Saved entries:
# # # #

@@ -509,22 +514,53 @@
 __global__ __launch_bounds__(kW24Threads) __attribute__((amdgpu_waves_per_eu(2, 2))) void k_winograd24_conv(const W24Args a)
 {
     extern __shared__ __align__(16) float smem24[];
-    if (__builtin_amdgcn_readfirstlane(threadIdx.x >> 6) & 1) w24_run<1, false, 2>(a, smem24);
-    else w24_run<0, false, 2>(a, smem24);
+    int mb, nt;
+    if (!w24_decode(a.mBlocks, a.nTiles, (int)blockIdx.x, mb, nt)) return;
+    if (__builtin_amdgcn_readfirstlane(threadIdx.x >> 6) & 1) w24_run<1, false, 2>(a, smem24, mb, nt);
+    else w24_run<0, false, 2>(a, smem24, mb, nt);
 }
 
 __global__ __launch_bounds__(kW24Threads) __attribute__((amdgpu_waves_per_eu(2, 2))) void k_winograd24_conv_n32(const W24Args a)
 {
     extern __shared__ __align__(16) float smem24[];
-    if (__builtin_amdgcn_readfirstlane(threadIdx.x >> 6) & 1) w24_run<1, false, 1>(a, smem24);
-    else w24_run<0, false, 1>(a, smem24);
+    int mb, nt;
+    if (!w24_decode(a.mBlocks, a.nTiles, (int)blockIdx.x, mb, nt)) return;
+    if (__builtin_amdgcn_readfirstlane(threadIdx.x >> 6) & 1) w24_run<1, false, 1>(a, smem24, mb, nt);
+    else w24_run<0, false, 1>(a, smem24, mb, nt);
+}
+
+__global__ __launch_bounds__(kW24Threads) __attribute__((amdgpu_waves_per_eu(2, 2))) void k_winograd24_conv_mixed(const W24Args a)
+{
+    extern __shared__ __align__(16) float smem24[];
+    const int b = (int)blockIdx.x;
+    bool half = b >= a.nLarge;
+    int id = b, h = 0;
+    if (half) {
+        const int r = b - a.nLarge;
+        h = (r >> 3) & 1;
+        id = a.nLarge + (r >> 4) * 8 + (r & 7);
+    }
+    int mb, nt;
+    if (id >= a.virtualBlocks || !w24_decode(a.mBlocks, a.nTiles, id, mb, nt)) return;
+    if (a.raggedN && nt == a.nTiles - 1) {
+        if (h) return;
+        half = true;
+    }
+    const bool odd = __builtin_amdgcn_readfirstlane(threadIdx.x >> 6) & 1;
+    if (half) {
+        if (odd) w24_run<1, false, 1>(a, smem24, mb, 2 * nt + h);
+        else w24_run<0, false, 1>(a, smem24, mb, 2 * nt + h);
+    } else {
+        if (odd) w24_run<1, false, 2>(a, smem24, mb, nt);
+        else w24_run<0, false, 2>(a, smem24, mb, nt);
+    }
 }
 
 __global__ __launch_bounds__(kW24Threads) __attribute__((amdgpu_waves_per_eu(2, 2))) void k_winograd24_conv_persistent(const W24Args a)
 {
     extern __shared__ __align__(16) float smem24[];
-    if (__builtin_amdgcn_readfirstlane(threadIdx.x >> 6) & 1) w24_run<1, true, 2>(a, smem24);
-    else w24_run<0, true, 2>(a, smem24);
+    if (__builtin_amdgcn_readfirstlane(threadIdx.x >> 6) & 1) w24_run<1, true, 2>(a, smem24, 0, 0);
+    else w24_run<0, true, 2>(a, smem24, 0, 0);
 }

# # # #

What you will do:
For each line of the data that has the word "const", report that line.

Response:
 __global__ __launch_bounds__(kW24Threads) __attribute__((amdgpu_waves_per_eu(2, 2))) void k_winograd24_conv(const W24Args a)
 __global__ __launch_bounds__(kW24Threads) __attribute__((amdgpu_waves_per_eu(2, 2))) void k_winograd24_conv_n32(const W24Args a)
+__global__ __launch_bounds__(kW24Threads) __attribute__((amdgpu_waves_per_eu(2, 2))) void k_winograd24_conv_mixed(const W24Args a)
+    const int b = (int)blockIdx.x;
+        const int r = b - a.nLarge;
+    const bool odd = __builtin_amdgcn_readfirstlane(threadIdx.x >> 6) & 1;
 __global__ __launch_bounds__(kW24Threads) __attribute__((amdgpu_waves_per_eu(2, 2))) void k_winograd24_conv_persistent(const W24Args a)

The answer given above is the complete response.